▶ EXERCISE DETAILS:
Wherever "lines" turns up in the entries, copy out the line that holds it.

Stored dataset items
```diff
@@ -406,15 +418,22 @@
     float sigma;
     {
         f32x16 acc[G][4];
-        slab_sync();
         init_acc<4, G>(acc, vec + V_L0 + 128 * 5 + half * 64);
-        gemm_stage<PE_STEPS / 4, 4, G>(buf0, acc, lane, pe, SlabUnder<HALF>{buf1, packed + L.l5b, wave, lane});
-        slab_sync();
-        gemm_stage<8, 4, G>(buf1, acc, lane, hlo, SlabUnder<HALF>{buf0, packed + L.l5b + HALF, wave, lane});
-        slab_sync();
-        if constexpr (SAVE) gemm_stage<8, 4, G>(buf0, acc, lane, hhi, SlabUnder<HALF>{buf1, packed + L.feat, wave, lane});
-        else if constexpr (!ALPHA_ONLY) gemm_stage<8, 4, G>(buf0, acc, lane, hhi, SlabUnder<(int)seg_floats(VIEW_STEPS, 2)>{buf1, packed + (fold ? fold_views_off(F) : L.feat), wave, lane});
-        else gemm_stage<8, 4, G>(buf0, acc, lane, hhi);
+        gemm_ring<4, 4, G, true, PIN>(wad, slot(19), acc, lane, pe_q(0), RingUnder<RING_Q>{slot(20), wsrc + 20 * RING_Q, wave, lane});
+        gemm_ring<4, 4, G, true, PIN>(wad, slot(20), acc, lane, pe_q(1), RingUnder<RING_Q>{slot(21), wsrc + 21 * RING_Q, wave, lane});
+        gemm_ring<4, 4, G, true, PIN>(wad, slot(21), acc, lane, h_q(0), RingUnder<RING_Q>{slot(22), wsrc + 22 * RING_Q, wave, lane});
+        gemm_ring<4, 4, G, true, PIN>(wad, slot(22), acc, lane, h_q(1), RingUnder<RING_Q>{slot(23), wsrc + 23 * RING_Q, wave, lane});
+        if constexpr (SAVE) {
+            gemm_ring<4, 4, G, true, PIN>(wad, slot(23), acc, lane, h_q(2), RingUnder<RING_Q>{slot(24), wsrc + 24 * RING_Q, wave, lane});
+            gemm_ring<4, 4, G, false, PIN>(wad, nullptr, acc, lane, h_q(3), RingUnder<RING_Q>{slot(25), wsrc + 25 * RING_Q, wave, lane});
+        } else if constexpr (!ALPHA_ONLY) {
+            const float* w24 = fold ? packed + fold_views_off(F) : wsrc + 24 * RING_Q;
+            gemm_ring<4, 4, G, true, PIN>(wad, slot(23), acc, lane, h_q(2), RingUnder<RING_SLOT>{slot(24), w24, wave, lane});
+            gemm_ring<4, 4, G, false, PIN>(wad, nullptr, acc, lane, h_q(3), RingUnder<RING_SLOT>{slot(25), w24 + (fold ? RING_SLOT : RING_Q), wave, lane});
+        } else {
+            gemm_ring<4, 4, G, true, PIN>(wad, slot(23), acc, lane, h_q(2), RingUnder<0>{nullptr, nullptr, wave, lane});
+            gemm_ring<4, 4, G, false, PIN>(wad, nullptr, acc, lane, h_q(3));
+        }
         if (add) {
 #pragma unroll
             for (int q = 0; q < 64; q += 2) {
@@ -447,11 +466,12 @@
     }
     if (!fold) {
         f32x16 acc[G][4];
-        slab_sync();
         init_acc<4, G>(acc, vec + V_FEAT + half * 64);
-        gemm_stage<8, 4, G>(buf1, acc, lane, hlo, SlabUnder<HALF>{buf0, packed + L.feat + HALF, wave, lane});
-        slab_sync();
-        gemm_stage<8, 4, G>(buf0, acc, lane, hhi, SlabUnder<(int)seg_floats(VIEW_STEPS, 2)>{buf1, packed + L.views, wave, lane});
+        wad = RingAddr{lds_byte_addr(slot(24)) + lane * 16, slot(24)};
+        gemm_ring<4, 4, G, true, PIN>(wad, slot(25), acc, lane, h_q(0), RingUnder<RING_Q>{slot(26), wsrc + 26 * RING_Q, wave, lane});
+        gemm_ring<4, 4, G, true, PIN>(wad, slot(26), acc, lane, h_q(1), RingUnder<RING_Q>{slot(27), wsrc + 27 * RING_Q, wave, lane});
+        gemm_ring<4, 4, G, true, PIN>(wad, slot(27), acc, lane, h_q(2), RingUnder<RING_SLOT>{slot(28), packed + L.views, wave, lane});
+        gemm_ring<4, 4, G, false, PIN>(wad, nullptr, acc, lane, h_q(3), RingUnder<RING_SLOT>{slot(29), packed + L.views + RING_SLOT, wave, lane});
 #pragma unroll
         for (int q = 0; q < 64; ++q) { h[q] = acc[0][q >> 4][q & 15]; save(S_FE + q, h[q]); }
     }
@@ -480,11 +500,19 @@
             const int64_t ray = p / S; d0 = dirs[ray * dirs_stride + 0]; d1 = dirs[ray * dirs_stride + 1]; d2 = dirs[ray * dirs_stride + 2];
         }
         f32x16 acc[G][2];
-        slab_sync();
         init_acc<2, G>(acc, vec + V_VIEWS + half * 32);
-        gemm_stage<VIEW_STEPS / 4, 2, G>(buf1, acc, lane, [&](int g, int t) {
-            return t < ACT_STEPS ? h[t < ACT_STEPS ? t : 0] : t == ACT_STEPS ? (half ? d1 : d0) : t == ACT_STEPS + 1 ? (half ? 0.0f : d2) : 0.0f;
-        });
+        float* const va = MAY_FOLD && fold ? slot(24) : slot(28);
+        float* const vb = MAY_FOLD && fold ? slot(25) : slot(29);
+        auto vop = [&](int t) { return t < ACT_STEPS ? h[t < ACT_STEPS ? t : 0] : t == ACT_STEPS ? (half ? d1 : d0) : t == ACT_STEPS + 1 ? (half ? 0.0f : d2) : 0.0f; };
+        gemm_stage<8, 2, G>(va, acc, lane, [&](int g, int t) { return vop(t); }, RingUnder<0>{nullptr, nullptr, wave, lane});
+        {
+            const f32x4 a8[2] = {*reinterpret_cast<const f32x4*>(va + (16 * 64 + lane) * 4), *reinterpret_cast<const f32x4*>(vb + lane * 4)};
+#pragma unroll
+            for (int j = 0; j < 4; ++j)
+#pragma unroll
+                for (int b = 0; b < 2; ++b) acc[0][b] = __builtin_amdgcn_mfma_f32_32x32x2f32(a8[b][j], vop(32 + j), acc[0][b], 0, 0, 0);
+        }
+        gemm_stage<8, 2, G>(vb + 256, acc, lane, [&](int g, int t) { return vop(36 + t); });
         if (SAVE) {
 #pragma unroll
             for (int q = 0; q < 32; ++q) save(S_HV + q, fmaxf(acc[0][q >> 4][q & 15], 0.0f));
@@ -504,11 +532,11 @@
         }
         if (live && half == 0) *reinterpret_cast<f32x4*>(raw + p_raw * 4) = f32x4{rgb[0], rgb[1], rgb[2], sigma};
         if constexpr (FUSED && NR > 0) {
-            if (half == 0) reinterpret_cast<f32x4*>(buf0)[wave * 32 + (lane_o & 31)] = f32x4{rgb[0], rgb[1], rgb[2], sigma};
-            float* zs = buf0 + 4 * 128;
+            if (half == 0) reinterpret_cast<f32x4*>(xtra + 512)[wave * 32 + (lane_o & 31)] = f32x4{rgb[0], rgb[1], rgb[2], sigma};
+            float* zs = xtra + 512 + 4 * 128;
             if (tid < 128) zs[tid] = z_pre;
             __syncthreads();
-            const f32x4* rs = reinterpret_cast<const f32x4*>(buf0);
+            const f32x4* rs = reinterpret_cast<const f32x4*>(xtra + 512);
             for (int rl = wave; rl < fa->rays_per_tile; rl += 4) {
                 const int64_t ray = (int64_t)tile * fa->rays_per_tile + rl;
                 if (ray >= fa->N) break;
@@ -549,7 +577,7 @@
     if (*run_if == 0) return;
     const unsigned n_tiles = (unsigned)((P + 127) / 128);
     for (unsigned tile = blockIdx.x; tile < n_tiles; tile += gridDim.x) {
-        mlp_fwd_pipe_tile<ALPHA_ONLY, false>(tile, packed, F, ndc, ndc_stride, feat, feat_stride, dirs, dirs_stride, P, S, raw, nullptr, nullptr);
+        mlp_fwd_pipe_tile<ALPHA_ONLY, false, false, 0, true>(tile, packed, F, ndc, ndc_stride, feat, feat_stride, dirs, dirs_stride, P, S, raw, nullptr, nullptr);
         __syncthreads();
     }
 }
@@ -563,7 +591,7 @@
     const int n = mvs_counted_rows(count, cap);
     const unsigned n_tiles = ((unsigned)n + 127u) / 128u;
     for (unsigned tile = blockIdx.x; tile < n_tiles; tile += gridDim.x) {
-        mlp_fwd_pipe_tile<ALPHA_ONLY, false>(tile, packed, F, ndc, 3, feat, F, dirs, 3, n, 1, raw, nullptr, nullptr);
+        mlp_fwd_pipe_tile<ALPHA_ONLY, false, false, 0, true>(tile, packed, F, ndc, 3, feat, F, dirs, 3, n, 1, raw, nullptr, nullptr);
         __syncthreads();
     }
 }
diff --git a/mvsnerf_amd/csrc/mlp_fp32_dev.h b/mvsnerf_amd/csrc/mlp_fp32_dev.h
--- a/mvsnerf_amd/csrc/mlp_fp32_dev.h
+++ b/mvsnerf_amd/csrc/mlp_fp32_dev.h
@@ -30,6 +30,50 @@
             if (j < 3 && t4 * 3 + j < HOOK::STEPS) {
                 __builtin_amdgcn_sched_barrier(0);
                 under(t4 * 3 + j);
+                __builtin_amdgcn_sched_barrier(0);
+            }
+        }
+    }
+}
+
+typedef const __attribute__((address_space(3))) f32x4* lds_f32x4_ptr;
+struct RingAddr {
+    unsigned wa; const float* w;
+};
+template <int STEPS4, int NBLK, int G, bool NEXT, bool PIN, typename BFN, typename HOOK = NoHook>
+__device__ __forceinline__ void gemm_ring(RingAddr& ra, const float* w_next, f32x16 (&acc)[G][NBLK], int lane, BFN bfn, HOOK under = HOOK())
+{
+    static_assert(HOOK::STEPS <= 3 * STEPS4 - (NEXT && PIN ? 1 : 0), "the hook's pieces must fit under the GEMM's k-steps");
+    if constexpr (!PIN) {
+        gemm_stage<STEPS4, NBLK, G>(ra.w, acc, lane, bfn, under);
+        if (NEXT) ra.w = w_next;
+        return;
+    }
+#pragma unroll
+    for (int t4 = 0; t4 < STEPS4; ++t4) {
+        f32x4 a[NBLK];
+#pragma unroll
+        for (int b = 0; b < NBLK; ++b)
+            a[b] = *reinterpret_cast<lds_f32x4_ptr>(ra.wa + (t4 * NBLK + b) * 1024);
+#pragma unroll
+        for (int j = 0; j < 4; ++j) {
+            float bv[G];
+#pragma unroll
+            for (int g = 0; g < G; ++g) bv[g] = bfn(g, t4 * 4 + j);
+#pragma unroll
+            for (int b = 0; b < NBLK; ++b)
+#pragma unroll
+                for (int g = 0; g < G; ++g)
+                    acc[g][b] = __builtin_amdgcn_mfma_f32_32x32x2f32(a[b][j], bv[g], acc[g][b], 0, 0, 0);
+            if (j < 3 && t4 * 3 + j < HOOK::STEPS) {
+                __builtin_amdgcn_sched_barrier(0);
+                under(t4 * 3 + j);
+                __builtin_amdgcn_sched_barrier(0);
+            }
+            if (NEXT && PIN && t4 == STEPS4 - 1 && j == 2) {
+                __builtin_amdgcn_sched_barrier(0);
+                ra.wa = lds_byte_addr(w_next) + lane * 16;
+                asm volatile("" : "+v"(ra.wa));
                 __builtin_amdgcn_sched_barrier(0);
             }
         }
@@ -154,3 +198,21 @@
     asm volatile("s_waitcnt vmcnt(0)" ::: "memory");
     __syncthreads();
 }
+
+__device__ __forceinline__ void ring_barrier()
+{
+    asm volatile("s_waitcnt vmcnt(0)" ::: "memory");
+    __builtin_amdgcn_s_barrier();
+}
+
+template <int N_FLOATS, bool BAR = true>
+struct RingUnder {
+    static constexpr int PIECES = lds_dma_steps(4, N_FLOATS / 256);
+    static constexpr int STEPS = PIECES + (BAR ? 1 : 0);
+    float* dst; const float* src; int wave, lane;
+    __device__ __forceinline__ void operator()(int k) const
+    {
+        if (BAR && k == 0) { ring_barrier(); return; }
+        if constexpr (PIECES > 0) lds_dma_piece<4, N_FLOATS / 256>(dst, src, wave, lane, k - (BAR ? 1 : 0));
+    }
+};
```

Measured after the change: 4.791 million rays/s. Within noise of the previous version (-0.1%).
---
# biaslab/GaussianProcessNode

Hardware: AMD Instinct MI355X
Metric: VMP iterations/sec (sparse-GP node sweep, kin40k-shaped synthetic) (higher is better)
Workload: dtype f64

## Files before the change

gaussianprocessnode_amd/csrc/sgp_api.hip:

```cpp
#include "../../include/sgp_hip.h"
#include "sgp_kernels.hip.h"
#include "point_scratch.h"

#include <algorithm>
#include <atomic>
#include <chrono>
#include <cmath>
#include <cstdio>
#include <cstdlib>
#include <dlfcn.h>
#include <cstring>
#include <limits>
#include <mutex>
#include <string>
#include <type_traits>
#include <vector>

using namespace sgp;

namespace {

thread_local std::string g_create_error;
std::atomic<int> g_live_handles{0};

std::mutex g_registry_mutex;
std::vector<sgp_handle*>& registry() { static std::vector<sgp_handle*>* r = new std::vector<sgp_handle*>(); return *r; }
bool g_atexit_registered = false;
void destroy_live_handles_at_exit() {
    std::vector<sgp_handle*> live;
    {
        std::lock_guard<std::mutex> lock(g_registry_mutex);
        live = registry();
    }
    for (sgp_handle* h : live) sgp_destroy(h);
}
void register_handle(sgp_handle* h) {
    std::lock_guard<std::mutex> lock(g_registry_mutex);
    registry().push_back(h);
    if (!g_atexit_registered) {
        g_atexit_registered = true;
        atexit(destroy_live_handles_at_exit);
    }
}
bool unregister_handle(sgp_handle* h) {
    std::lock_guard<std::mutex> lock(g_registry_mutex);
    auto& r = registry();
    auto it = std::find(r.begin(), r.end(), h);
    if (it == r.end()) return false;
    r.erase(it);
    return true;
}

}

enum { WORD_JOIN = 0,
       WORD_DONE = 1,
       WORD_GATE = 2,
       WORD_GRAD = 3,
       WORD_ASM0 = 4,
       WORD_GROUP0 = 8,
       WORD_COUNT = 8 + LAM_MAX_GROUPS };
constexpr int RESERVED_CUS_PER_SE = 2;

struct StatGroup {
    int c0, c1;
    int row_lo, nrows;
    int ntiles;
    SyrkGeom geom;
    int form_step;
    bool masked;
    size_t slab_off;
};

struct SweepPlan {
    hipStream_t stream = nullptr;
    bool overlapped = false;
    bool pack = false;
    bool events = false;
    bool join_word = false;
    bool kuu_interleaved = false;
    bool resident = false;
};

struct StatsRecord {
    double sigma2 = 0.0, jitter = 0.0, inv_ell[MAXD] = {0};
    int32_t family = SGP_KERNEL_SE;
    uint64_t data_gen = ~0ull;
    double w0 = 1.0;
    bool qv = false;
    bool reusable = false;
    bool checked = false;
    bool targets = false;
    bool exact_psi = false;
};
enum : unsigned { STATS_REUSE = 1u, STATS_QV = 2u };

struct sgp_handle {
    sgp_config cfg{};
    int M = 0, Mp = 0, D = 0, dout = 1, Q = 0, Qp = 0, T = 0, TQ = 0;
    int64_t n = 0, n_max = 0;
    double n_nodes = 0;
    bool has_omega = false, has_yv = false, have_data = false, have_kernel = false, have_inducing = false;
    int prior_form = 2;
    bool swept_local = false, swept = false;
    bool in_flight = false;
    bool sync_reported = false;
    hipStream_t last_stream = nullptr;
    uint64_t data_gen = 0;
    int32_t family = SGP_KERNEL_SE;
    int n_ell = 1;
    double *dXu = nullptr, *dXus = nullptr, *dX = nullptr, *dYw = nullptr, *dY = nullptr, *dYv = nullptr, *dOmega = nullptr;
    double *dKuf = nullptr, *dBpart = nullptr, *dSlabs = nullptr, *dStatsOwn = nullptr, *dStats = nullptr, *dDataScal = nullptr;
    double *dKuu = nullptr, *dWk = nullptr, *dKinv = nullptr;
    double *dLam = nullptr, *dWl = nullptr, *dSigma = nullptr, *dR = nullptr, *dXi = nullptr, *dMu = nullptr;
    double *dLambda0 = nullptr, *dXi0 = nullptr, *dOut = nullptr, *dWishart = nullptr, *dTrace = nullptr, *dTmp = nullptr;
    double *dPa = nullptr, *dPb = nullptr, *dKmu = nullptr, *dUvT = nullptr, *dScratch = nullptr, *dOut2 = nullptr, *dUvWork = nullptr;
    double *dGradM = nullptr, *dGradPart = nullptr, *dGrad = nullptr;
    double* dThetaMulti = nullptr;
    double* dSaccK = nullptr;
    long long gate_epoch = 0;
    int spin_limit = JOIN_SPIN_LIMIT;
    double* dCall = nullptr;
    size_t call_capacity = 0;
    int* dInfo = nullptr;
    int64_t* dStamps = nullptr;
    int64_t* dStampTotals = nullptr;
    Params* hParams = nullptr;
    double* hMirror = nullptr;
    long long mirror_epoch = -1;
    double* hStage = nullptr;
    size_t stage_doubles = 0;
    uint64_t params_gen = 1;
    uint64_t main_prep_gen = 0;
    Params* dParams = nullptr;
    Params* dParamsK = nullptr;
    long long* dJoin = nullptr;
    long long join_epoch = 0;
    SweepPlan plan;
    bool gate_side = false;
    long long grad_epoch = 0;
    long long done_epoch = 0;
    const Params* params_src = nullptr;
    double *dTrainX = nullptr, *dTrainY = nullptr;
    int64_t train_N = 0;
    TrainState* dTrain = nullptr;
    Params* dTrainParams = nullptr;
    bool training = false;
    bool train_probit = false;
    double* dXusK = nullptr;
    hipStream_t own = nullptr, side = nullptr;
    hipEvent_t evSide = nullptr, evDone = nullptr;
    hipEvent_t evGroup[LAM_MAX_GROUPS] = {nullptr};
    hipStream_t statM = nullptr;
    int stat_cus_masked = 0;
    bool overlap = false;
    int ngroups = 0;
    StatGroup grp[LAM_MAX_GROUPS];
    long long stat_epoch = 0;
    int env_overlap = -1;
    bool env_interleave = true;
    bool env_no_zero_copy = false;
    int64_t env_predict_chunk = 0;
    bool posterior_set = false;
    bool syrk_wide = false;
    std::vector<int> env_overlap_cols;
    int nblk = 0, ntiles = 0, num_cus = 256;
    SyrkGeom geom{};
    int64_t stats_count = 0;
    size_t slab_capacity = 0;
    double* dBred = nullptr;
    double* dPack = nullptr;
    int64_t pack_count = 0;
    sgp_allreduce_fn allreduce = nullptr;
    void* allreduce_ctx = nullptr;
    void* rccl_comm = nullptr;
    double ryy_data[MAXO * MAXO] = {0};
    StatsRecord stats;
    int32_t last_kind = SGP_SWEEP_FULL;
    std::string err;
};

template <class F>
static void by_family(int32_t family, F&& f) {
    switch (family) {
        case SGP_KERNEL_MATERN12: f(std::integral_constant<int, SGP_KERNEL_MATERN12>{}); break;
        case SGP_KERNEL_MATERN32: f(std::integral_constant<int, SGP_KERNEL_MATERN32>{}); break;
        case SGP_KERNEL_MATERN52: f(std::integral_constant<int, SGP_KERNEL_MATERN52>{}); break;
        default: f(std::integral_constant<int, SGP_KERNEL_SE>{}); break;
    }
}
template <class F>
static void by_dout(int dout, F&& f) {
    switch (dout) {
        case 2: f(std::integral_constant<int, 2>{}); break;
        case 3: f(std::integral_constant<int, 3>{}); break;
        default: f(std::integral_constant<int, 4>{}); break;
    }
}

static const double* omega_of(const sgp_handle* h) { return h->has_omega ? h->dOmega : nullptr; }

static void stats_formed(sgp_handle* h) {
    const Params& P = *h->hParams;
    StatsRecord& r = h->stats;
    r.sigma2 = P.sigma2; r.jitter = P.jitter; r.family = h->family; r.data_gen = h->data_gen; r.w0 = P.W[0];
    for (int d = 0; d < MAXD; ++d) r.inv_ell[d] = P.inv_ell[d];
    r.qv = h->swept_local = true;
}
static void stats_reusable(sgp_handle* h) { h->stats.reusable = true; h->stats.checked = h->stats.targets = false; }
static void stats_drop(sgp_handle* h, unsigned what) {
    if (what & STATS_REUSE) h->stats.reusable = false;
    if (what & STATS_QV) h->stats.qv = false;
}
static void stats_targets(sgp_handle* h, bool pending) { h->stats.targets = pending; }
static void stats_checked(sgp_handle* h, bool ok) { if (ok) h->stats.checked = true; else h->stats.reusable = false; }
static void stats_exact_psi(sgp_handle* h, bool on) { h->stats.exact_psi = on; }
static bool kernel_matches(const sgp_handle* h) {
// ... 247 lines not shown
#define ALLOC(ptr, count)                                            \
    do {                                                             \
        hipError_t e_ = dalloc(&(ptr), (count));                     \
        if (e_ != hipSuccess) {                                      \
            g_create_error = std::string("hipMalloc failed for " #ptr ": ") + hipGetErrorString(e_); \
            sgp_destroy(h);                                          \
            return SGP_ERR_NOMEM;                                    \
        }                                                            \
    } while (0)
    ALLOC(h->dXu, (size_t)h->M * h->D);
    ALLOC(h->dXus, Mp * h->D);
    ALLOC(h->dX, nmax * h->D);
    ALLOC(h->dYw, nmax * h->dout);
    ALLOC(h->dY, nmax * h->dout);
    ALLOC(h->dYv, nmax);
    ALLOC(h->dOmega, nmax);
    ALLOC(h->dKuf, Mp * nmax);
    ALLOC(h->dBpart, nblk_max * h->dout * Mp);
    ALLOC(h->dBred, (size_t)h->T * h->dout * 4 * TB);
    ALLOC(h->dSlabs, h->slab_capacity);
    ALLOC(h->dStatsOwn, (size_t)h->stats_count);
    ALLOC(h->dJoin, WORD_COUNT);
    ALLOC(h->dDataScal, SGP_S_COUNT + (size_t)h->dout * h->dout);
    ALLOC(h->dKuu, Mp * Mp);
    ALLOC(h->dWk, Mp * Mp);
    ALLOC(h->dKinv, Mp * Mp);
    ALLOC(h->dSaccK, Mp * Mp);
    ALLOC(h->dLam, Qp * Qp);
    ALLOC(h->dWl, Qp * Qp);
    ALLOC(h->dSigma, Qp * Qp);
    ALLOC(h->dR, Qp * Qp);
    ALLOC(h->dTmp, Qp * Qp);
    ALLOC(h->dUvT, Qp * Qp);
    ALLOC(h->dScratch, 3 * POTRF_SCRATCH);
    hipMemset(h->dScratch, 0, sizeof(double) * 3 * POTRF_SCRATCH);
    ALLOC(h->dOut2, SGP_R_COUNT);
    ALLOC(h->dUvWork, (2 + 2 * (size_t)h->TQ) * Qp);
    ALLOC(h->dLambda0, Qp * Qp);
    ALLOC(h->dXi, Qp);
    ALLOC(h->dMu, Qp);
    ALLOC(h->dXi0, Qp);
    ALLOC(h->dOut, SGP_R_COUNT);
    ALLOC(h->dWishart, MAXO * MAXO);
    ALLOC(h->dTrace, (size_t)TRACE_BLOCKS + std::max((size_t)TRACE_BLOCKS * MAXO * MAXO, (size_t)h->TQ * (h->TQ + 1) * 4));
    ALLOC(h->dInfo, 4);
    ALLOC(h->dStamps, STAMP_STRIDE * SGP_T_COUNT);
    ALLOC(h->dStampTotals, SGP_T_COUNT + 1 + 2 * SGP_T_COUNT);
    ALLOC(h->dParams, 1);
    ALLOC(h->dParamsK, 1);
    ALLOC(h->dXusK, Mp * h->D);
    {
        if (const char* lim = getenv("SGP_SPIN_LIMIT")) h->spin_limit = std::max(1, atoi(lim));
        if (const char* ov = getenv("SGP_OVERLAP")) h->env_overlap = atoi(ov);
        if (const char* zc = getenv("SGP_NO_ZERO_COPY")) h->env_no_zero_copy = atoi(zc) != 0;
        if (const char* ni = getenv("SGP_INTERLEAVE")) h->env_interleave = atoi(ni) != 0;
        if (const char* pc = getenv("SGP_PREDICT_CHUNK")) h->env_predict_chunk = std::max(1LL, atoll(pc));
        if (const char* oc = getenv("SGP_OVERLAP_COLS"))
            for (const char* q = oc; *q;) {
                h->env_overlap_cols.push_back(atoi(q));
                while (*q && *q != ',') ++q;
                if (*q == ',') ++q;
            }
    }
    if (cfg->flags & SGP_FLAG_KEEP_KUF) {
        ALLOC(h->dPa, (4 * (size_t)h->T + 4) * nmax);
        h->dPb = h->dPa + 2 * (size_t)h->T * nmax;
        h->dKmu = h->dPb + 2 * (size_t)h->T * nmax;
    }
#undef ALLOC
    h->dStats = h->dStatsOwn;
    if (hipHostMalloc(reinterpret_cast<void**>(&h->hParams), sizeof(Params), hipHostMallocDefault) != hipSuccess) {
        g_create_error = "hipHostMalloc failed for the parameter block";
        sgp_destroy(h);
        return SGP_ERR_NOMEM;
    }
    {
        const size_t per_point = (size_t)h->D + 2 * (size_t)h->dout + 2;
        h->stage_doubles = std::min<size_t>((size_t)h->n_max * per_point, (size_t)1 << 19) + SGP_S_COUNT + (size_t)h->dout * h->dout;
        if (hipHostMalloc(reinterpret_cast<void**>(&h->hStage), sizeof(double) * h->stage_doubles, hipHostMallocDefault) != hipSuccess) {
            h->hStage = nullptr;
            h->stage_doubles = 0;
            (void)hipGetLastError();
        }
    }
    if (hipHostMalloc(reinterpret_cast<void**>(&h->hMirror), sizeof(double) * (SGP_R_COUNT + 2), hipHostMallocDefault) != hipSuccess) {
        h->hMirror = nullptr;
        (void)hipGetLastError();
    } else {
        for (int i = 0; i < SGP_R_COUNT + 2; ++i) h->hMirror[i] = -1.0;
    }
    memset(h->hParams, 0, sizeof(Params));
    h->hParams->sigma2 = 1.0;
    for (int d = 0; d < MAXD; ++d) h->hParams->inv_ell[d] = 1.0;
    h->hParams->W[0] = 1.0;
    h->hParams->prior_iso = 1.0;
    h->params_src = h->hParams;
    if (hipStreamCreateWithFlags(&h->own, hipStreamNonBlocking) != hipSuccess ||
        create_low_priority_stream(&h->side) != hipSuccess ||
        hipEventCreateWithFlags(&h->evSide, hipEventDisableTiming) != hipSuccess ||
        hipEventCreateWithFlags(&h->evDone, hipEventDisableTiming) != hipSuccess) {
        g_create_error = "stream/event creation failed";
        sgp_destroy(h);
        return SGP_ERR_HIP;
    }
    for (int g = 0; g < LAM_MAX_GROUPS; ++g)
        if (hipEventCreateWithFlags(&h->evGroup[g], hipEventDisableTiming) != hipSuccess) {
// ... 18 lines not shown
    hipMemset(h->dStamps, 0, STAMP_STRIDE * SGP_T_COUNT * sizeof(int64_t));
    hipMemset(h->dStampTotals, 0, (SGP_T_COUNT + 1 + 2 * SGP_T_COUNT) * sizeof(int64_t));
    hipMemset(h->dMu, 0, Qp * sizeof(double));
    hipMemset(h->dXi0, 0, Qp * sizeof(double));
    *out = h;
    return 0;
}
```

▶ RESULT OF THIS EXERCISE:
// ... 247 lines not shown
// ... 18 lines not shown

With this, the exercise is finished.